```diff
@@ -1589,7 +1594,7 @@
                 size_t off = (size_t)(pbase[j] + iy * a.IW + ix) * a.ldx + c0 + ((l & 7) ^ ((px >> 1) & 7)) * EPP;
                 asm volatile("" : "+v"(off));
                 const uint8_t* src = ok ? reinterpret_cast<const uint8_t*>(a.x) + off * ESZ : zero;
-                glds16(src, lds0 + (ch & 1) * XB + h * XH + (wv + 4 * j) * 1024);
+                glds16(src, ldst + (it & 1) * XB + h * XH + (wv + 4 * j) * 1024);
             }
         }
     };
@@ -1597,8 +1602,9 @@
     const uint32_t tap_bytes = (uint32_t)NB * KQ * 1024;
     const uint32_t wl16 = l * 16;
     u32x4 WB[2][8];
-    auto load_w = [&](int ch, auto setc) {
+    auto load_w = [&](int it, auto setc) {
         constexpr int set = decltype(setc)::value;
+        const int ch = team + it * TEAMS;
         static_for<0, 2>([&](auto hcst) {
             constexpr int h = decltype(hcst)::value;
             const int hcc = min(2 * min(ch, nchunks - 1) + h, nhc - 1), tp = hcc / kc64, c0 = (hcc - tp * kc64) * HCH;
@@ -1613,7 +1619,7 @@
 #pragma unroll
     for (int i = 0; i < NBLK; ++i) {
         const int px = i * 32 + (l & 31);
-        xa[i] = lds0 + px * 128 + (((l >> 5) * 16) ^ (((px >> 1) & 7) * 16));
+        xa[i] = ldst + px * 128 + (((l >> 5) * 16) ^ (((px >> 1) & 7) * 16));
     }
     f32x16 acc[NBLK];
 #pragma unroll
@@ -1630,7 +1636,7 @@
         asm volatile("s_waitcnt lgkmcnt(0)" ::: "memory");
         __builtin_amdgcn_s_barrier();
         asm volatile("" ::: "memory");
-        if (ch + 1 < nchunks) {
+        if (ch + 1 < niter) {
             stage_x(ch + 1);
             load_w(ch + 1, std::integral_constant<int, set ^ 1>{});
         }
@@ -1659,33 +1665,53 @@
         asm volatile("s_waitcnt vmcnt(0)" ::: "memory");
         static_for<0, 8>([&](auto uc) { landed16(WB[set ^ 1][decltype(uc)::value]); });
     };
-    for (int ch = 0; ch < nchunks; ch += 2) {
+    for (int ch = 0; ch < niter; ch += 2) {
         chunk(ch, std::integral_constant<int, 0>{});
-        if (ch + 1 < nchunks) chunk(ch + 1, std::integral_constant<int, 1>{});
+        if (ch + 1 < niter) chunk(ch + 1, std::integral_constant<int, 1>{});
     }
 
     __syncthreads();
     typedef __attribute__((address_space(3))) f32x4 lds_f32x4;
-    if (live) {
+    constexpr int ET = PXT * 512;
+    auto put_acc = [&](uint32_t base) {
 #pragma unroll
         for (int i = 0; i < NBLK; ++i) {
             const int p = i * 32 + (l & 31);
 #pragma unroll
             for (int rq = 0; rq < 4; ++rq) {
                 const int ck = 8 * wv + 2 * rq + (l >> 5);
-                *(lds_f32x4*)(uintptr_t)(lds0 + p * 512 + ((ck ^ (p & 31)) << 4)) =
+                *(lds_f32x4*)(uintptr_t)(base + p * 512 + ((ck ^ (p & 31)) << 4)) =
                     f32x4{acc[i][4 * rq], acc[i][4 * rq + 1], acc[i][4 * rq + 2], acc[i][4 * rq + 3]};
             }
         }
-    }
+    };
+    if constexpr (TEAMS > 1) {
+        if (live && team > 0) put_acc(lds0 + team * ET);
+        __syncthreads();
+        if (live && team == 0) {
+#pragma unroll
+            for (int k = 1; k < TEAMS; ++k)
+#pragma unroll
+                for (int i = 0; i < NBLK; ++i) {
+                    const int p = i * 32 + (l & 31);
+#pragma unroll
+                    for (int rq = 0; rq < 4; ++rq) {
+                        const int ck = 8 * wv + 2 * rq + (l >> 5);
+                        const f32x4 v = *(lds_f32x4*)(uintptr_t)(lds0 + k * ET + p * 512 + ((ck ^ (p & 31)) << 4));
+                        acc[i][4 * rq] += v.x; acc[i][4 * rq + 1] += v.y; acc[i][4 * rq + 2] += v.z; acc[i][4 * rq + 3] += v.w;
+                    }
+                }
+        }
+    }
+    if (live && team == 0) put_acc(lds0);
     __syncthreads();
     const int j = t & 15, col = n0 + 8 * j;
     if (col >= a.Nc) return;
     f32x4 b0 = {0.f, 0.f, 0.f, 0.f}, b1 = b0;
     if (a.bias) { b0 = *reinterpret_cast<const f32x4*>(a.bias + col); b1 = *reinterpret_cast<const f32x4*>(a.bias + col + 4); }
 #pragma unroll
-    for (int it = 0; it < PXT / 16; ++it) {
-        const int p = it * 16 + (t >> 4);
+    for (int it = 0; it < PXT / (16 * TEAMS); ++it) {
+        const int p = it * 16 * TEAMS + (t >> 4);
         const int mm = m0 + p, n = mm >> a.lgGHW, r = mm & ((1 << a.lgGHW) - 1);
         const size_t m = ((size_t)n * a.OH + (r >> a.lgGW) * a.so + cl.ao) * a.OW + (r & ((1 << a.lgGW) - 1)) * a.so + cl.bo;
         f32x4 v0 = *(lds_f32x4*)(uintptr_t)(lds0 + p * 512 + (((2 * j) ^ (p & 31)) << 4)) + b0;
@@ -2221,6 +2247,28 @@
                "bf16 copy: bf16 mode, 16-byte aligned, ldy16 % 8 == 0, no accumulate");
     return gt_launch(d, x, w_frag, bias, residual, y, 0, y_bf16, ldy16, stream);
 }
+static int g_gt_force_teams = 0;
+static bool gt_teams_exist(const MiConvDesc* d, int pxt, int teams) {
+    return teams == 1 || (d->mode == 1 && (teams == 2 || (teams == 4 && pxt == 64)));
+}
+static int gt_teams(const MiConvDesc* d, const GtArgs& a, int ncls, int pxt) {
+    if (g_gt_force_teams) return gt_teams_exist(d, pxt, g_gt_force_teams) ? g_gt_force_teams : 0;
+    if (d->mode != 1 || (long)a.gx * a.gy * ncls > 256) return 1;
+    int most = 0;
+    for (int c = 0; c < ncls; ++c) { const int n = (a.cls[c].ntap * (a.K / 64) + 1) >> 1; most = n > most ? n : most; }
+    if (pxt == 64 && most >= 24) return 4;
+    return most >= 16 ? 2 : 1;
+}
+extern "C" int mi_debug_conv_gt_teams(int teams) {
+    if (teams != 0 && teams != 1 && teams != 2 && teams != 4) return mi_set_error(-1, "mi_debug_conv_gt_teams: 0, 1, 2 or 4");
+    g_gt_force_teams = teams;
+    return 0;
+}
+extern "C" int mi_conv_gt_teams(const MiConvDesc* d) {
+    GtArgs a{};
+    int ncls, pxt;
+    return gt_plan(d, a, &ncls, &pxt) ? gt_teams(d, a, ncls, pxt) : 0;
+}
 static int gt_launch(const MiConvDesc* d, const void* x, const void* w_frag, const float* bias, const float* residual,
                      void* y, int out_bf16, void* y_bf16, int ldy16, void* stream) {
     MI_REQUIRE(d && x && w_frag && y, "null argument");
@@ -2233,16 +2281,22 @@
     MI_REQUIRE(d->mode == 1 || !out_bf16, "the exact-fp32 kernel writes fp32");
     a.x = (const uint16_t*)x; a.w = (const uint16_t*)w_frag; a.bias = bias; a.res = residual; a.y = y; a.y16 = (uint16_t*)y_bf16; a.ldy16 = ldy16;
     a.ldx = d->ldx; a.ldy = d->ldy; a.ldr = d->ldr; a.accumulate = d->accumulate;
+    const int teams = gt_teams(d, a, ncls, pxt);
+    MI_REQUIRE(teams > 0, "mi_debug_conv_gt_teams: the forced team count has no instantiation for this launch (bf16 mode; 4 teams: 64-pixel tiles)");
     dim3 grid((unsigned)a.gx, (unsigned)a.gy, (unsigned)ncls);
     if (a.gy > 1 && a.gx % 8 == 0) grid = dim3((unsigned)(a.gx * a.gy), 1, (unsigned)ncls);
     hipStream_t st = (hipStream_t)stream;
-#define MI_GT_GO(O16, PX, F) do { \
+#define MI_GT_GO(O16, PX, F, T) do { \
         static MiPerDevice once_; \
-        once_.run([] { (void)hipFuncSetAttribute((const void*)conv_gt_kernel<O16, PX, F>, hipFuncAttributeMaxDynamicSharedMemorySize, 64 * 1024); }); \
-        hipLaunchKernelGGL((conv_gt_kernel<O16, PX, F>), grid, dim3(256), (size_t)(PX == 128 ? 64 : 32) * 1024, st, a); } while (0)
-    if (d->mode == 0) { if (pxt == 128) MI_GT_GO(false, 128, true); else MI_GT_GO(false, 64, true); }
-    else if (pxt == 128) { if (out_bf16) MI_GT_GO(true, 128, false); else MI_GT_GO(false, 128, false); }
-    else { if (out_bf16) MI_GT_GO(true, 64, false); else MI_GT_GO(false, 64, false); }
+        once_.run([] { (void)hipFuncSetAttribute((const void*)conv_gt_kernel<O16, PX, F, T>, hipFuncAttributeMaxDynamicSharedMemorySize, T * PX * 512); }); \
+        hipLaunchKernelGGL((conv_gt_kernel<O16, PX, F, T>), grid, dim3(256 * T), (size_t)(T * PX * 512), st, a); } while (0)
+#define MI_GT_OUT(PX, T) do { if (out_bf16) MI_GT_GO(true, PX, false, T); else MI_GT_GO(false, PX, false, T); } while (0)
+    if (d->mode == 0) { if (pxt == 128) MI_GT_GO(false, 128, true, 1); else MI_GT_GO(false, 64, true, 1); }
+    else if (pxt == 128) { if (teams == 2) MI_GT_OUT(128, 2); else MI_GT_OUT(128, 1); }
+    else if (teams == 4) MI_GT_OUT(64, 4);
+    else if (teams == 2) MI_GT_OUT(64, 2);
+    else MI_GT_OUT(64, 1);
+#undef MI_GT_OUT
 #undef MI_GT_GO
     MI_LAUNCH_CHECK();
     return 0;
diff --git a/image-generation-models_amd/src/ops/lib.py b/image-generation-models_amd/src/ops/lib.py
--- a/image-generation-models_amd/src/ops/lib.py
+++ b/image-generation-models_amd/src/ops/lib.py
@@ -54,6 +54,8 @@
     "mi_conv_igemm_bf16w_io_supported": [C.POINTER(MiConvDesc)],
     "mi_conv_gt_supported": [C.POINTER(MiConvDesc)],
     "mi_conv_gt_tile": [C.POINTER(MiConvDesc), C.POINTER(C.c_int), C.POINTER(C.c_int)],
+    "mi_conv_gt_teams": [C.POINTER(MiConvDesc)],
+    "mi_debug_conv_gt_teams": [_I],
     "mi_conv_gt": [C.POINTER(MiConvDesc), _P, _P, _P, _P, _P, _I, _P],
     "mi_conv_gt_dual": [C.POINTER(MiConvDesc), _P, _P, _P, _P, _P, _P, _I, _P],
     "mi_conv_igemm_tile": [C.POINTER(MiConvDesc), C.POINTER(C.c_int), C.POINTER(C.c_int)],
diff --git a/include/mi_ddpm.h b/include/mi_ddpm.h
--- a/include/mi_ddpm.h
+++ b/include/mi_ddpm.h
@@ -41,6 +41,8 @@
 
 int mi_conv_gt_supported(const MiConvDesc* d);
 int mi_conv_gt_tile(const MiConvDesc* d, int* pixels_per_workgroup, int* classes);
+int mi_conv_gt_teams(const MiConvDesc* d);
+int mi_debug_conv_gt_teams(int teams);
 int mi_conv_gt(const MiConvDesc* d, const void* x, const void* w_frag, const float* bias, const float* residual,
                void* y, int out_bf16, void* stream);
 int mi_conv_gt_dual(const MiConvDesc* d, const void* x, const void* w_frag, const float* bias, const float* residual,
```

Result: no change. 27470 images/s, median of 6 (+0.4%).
· · · · · · ·
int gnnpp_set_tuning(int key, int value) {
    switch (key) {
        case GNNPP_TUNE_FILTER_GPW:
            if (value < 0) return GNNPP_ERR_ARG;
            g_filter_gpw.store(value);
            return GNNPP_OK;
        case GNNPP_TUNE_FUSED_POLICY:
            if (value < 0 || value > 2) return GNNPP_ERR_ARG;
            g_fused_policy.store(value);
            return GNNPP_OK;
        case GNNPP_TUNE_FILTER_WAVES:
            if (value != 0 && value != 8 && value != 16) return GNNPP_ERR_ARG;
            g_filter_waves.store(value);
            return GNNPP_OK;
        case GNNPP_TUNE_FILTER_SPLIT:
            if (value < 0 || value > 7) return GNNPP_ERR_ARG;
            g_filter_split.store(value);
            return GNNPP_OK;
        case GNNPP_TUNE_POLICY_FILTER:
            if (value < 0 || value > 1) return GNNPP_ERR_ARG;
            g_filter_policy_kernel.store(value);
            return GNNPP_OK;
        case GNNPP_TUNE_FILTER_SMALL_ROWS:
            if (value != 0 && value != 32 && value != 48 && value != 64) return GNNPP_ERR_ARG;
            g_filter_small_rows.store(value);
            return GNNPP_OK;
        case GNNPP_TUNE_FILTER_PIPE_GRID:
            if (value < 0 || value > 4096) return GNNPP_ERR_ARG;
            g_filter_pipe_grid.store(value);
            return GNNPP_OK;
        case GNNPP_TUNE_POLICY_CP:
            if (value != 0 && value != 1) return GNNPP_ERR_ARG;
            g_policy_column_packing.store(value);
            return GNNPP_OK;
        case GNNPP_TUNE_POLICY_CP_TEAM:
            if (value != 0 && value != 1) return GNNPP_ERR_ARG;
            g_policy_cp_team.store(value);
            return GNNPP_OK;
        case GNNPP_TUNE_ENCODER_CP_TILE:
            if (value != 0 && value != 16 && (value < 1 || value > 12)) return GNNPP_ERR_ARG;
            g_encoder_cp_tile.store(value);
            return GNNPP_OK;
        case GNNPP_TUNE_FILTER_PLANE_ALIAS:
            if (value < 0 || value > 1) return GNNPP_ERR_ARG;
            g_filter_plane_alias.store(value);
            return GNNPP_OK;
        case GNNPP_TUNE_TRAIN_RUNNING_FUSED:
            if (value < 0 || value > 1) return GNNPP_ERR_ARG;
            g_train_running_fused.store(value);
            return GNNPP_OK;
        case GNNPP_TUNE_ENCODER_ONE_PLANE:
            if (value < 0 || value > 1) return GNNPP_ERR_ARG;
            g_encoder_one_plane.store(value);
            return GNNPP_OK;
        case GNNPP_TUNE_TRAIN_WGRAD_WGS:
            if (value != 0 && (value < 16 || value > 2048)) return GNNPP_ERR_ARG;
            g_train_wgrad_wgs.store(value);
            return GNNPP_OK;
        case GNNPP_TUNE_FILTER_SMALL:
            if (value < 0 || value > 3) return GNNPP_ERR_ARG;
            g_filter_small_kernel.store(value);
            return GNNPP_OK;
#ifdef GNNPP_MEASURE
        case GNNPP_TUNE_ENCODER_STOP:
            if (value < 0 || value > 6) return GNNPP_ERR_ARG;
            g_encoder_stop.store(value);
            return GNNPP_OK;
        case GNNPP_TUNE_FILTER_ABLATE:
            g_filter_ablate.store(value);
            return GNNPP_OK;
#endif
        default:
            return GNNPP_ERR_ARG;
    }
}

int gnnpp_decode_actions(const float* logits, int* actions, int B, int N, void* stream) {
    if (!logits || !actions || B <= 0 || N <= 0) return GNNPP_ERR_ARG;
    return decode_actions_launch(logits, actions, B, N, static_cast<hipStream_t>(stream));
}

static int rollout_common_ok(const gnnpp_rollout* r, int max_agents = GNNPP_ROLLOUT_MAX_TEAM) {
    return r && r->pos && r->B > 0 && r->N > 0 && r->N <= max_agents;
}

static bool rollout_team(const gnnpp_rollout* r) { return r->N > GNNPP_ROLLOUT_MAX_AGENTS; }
· · · · · · ·
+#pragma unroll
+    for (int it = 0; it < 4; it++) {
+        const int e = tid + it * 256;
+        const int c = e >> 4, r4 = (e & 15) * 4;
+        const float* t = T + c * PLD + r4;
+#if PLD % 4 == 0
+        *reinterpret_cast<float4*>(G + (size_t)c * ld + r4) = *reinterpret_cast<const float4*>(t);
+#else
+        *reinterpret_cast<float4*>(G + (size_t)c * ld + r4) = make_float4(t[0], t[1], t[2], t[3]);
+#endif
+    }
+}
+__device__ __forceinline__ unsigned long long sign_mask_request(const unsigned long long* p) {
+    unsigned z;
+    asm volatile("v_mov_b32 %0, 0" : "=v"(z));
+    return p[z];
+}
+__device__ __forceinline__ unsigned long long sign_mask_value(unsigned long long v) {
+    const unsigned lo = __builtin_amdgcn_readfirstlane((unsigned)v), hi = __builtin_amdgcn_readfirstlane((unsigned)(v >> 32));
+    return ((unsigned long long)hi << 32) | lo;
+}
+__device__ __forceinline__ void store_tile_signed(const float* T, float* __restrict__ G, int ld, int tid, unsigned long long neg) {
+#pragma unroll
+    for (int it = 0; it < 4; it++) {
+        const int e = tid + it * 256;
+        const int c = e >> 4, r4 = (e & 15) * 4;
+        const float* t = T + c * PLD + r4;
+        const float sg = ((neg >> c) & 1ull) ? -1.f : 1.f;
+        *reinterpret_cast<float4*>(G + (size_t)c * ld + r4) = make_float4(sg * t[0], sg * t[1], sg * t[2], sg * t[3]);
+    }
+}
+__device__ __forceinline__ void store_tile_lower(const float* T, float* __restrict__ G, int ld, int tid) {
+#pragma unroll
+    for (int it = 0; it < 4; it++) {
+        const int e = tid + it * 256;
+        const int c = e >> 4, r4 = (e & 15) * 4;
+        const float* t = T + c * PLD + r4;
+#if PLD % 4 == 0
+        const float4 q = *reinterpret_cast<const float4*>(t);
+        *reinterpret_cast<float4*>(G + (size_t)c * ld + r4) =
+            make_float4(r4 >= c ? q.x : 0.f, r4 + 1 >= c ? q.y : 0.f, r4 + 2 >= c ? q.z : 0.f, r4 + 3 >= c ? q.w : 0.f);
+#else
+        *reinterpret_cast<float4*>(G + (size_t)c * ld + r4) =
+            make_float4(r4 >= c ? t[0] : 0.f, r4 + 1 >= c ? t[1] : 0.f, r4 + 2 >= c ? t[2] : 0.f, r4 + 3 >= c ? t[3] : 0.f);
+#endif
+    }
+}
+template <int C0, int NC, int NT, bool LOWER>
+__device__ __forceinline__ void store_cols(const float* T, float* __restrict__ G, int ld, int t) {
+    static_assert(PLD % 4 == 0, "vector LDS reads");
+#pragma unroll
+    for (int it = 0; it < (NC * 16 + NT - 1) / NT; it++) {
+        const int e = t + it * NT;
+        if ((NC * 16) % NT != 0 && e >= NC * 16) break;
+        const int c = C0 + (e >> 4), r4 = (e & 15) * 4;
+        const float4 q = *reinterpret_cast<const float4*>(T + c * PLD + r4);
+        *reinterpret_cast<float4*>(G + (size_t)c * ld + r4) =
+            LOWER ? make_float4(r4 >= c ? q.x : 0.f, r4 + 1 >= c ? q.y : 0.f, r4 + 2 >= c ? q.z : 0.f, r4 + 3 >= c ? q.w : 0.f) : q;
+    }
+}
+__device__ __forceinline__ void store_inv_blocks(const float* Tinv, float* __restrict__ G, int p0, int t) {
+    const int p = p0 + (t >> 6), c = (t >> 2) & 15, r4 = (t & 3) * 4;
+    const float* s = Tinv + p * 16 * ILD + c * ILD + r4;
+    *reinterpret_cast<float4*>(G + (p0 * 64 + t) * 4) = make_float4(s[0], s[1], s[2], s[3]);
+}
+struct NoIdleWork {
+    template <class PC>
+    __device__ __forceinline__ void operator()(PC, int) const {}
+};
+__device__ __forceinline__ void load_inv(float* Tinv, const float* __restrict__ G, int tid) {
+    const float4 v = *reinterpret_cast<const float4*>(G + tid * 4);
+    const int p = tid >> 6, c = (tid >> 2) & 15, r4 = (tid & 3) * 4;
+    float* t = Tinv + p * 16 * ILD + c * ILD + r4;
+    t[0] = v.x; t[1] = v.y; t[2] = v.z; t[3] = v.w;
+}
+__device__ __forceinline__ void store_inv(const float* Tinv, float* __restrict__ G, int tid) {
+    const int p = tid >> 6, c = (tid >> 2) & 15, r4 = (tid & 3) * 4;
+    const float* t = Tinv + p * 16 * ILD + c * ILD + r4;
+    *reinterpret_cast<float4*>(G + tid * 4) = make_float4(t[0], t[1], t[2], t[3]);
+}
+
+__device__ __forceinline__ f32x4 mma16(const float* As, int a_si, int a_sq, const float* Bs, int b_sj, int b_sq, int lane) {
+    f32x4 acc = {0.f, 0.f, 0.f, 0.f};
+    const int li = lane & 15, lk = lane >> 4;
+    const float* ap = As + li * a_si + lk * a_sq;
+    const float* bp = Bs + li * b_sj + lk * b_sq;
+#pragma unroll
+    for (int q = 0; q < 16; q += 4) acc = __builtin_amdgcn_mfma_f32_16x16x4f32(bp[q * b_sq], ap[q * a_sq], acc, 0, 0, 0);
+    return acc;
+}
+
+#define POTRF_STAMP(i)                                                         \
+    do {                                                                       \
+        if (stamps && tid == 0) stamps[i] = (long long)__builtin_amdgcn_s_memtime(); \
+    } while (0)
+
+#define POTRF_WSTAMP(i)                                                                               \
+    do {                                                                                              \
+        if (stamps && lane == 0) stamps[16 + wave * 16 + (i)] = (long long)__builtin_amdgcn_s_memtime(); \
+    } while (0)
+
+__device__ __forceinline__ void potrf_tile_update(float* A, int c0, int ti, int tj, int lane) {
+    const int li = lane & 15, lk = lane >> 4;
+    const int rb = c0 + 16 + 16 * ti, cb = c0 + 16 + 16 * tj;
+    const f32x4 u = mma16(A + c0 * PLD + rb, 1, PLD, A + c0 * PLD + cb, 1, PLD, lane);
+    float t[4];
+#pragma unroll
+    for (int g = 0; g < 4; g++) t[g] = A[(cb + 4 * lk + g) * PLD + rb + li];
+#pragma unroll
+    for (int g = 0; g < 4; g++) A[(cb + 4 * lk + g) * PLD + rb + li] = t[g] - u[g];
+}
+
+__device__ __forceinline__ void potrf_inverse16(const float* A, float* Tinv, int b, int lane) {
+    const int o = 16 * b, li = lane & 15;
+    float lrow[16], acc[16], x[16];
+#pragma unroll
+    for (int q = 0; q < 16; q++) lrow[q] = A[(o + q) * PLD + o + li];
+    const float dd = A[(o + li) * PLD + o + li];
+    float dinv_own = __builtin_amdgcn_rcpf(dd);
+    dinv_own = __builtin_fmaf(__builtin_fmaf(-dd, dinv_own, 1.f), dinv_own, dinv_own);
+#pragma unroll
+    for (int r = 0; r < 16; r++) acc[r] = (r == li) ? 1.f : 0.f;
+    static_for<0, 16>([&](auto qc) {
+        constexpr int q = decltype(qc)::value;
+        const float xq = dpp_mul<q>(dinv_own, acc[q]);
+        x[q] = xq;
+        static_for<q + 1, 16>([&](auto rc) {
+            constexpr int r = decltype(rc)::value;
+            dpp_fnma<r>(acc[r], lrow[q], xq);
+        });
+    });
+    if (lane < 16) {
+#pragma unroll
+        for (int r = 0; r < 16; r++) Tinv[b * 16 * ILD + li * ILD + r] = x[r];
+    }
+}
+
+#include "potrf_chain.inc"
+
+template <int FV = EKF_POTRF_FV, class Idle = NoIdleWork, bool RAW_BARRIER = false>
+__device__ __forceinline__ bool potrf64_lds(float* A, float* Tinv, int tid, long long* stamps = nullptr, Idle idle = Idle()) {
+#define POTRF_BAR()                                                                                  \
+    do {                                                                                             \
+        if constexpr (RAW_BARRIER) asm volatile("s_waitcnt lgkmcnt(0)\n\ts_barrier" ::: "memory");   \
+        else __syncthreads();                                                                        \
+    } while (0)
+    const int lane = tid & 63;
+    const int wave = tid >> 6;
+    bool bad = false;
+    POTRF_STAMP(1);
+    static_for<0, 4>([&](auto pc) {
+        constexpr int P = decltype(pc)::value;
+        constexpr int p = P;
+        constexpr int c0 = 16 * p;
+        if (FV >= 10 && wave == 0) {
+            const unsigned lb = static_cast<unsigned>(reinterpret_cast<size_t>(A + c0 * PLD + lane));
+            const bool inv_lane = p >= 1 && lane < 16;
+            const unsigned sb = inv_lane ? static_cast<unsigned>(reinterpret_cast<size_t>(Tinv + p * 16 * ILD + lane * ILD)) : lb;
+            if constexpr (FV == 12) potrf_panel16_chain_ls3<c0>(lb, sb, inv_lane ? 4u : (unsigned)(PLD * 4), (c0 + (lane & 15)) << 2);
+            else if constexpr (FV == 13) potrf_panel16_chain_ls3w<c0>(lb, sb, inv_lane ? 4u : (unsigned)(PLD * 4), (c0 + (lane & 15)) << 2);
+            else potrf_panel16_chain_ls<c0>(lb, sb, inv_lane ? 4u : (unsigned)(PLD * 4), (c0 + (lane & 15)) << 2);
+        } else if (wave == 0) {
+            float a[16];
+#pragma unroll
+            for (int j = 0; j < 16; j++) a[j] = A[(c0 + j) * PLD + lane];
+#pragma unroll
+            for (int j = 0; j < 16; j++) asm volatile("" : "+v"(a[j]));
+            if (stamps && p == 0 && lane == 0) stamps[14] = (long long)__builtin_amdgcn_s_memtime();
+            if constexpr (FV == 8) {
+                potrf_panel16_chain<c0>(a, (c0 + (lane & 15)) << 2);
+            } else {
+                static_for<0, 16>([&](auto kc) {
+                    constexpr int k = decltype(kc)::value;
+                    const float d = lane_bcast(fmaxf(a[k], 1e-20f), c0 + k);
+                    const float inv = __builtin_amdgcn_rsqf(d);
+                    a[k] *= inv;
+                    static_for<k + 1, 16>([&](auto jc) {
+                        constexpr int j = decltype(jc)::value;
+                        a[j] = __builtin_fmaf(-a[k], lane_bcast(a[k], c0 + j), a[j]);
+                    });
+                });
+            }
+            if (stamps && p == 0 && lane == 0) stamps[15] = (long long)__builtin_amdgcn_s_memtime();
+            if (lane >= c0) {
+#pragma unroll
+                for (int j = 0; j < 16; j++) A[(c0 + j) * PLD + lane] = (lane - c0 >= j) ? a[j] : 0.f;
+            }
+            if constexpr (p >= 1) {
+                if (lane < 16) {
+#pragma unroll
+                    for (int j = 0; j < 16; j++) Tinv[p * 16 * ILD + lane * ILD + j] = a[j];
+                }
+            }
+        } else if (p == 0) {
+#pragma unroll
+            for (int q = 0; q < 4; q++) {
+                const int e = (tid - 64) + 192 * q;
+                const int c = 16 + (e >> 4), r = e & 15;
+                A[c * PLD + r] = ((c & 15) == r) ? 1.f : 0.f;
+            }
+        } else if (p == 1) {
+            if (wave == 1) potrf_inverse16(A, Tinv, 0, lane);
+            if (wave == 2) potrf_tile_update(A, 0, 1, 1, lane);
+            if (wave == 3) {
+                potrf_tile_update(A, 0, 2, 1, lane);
· · · · · · ·
**The problem**
A complete answer lists every line of the listing above that holds the word "volatile".

**Response area**
                 asm volatile("" : "+v"(off));
         asm volatile("s_waitcnt lgkmcnt(0)" ::: "memory");
         asm volatile("" ::: "memory");
         asm volatile("s_waitcnt vmcnt(0)" ::: "memory");
+    asm volatile("v_mov_b32 %0, 0" : "=v"(z));
+        if constexpr (RAW_BARRIER) asm volatile("s_waitcnt lgkmcnt(0)\n\ts_barrier" ::: "memory");   \
+            for (int j = 0; j < 16; j++) asm volatile("" : "+v"(a[j]));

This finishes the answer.